*** SOURCE MATERIAL ***

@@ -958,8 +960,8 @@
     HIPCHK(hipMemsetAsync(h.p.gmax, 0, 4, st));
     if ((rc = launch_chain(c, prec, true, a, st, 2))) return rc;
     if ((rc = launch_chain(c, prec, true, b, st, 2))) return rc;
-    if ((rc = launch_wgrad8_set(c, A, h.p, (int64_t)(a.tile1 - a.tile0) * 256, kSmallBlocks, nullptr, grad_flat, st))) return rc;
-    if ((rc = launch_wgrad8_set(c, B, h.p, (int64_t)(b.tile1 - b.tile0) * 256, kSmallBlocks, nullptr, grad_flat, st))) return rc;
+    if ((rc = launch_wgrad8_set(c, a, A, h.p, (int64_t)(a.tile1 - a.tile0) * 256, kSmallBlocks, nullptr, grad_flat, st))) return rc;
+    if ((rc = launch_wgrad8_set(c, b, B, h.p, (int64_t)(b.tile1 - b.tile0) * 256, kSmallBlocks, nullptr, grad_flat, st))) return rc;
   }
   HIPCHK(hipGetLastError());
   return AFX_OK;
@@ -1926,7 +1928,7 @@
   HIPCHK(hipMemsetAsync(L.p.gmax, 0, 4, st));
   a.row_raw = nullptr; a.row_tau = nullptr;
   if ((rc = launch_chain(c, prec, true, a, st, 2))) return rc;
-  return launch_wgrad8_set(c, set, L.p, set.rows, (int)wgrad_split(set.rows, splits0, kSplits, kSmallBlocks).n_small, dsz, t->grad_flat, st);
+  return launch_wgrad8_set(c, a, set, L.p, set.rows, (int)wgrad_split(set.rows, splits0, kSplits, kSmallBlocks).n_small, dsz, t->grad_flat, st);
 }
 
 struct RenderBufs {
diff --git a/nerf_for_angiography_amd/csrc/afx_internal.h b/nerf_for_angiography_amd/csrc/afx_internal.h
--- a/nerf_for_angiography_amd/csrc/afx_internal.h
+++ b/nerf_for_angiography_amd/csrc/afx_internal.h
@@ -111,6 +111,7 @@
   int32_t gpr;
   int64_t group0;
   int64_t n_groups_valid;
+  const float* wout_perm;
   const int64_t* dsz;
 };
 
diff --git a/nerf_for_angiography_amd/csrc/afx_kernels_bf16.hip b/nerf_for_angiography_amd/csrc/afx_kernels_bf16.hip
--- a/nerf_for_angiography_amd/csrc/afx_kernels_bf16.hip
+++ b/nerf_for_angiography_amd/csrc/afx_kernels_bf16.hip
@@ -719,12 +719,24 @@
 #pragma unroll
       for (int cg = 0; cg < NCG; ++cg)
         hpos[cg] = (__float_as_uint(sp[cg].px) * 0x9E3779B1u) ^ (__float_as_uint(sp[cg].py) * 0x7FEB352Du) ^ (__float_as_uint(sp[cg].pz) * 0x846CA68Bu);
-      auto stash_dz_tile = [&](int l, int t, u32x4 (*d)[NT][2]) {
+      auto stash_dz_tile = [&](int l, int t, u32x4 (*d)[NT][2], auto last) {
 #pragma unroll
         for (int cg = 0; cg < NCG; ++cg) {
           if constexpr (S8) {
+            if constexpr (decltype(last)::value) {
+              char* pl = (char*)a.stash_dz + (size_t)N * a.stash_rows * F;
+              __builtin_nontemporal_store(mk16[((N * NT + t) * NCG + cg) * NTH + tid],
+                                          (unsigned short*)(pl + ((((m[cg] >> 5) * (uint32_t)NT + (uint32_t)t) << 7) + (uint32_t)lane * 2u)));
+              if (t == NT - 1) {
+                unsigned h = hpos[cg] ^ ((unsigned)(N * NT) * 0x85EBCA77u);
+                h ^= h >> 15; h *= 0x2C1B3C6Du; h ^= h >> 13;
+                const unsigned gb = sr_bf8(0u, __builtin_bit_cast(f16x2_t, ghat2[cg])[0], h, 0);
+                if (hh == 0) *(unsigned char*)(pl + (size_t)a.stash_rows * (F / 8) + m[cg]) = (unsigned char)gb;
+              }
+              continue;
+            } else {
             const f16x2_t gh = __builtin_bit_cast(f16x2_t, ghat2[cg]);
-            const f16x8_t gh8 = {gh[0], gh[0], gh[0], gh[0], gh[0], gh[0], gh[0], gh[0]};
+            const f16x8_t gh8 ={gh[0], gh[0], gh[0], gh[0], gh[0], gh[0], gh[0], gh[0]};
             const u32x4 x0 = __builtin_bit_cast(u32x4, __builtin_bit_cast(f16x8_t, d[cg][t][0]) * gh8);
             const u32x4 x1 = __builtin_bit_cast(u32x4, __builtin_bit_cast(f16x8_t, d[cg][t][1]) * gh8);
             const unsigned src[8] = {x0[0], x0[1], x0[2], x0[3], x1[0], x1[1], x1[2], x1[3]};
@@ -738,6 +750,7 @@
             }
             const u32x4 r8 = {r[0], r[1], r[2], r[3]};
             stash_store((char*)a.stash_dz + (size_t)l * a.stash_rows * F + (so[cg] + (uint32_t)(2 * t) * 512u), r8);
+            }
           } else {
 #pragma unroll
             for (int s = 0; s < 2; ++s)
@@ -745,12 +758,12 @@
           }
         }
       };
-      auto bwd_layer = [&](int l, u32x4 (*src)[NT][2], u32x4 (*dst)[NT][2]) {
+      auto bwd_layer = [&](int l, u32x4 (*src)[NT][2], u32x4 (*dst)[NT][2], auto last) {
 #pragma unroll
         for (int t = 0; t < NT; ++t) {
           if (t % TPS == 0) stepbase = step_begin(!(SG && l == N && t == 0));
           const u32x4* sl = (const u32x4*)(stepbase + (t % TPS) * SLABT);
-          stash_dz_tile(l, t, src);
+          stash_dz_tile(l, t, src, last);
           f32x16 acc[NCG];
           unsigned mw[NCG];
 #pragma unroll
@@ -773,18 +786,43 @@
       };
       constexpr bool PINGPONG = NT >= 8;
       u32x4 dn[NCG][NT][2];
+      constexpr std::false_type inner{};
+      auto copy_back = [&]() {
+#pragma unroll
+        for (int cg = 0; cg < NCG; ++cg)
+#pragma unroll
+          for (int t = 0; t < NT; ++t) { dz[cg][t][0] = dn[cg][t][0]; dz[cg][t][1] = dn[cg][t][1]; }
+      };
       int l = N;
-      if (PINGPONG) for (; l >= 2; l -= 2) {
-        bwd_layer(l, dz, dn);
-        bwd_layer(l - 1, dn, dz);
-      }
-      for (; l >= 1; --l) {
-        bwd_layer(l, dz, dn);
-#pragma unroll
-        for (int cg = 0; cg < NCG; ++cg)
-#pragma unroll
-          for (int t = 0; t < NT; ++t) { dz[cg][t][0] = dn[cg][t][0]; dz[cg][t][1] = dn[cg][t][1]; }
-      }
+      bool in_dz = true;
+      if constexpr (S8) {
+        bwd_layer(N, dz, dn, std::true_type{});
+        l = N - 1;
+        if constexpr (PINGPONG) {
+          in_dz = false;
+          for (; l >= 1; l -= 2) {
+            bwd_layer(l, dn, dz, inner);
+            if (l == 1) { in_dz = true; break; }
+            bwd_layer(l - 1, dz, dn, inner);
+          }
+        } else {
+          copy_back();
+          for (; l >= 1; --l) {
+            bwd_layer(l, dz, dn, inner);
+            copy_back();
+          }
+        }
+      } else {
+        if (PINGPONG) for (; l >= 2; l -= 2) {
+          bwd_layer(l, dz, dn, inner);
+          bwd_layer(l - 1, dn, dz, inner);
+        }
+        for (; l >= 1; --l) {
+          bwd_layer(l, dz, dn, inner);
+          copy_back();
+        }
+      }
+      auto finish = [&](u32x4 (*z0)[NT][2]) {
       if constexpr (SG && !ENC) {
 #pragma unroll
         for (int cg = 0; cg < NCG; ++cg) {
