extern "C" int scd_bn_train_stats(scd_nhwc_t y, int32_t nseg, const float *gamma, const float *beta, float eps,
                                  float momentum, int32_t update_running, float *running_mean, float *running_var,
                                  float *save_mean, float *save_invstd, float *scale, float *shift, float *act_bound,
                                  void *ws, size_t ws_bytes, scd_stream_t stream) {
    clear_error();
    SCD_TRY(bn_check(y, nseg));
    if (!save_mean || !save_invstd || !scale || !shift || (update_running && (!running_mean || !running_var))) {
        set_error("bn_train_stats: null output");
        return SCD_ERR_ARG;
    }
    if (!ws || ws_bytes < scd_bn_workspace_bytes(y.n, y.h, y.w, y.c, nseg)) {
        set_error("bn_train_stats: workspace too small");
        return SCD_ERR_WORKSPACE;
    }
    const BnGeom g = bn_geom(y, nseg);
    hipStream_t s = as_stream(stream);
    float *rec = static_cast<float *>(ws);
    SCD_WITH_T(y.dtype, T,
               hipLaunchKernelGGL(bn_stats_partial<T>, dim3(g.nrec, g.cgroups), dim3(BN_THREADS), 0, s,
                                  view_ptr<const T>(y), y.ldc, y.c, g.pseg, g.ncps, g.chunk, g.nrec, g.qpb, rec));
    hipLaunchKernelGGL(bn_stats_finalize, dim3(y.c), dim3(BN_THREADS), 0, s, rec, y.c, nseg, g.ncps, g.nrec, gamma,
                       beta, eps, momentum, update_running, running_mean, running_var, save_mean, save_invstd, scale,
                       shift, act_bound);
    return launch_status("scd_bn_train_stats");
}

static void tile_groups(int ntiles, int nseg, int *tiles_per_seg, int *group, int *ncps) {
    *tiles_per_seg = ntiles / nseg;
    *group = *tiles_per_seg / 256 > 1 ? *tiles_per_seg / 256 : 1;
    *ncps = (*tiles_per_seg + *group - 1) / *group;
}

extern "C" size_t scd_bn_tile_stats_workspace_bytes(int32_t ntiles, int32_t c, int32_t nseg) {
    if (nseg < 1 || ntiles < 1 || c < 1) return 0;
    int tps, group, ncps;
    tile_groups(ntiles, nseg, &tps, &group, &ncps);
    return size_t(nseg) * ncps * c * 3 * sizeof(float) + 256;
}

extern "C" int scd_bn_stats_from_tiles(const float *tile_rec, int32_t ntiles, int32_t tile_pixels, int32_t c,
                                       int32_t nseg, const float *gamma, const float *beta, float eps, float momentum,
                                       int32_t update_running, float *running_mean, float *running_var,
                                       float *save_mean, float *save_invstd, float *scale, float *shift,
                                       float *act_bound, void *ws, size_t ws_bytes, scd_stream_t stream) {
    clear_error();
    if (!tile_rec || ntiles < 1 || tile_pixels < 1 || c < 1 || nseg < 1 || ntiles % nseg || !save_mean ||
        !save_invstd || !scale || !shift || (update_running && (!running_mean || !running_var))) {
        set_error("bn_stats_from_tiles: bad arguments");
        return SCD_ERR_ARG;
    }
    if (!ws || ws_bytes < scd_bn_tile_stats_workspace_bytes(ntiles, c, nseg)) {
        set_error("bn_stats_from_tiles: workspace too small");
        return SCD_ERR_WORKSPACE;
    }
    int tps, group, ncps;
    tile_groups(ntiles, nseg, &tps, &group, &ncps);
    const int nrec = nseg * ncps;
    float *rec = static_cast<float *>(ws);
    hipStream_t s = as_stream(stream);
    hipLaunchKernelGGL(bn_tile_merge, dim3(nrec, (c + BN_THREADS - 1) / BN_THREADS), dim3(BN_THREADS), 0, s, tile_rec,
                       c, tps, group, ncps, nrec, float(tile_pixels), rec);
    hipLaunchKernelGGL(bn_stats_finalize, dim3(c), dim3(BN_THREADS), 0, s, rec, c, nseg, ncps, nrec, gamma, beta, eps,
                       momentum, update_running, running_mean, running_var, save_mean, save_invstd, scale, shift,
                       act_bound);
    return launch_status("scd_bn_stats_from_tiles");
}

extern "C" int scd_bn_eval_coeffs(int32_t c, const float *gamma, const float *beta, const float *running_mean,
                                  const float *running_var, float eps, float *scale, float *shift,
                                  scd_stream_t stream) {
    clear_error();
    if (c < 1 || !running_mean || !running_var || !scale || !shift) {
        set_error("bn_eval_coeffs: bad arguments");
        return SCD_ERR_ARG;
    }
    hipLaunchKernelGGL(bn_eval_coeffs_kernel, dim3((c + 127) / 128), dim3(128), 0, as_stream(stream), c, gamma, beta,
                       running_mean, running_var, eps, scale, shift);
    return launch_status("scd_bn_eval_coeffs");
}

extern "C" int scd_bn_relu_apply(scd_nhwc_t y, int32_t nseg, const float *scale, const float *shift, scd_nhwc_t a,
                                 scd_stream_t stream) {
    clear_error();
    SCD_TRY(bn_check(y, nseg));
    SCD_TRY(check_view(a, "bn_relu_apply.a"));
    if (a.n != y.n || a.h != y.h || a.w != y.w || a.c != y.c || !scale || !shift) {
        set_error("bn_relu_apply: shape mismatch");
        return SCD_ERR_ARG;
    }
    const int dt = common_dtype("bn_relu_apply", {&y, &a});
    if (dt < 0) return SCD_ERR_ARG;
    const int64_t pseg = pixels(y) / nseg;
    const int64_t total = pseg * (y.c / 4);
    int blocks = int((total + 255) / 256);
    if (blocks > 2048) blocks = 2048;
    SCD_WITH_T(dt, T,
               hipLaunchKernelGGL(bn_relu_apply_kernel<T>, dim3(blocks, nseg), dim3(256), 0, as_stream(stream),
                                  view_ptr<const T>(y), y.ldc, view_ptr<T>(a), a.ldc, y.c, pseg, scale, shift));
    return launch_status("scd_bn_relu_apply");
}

*** End of SOURCE MATERIAL ***

INSTRUCTIONS FOR THE TASK: Every line in the data that holds the string "PINGPONG" should be copied.

EXERCISE RESULT:
       constexpr bool PINGPONG = NT >= 8;
-      if (PINGPONG) for (; l >= 2; l -= 2) {
+        if constexpr (PINGPONG) {
+        if (PINGPONG) for (; l >= 2; l -= 2) {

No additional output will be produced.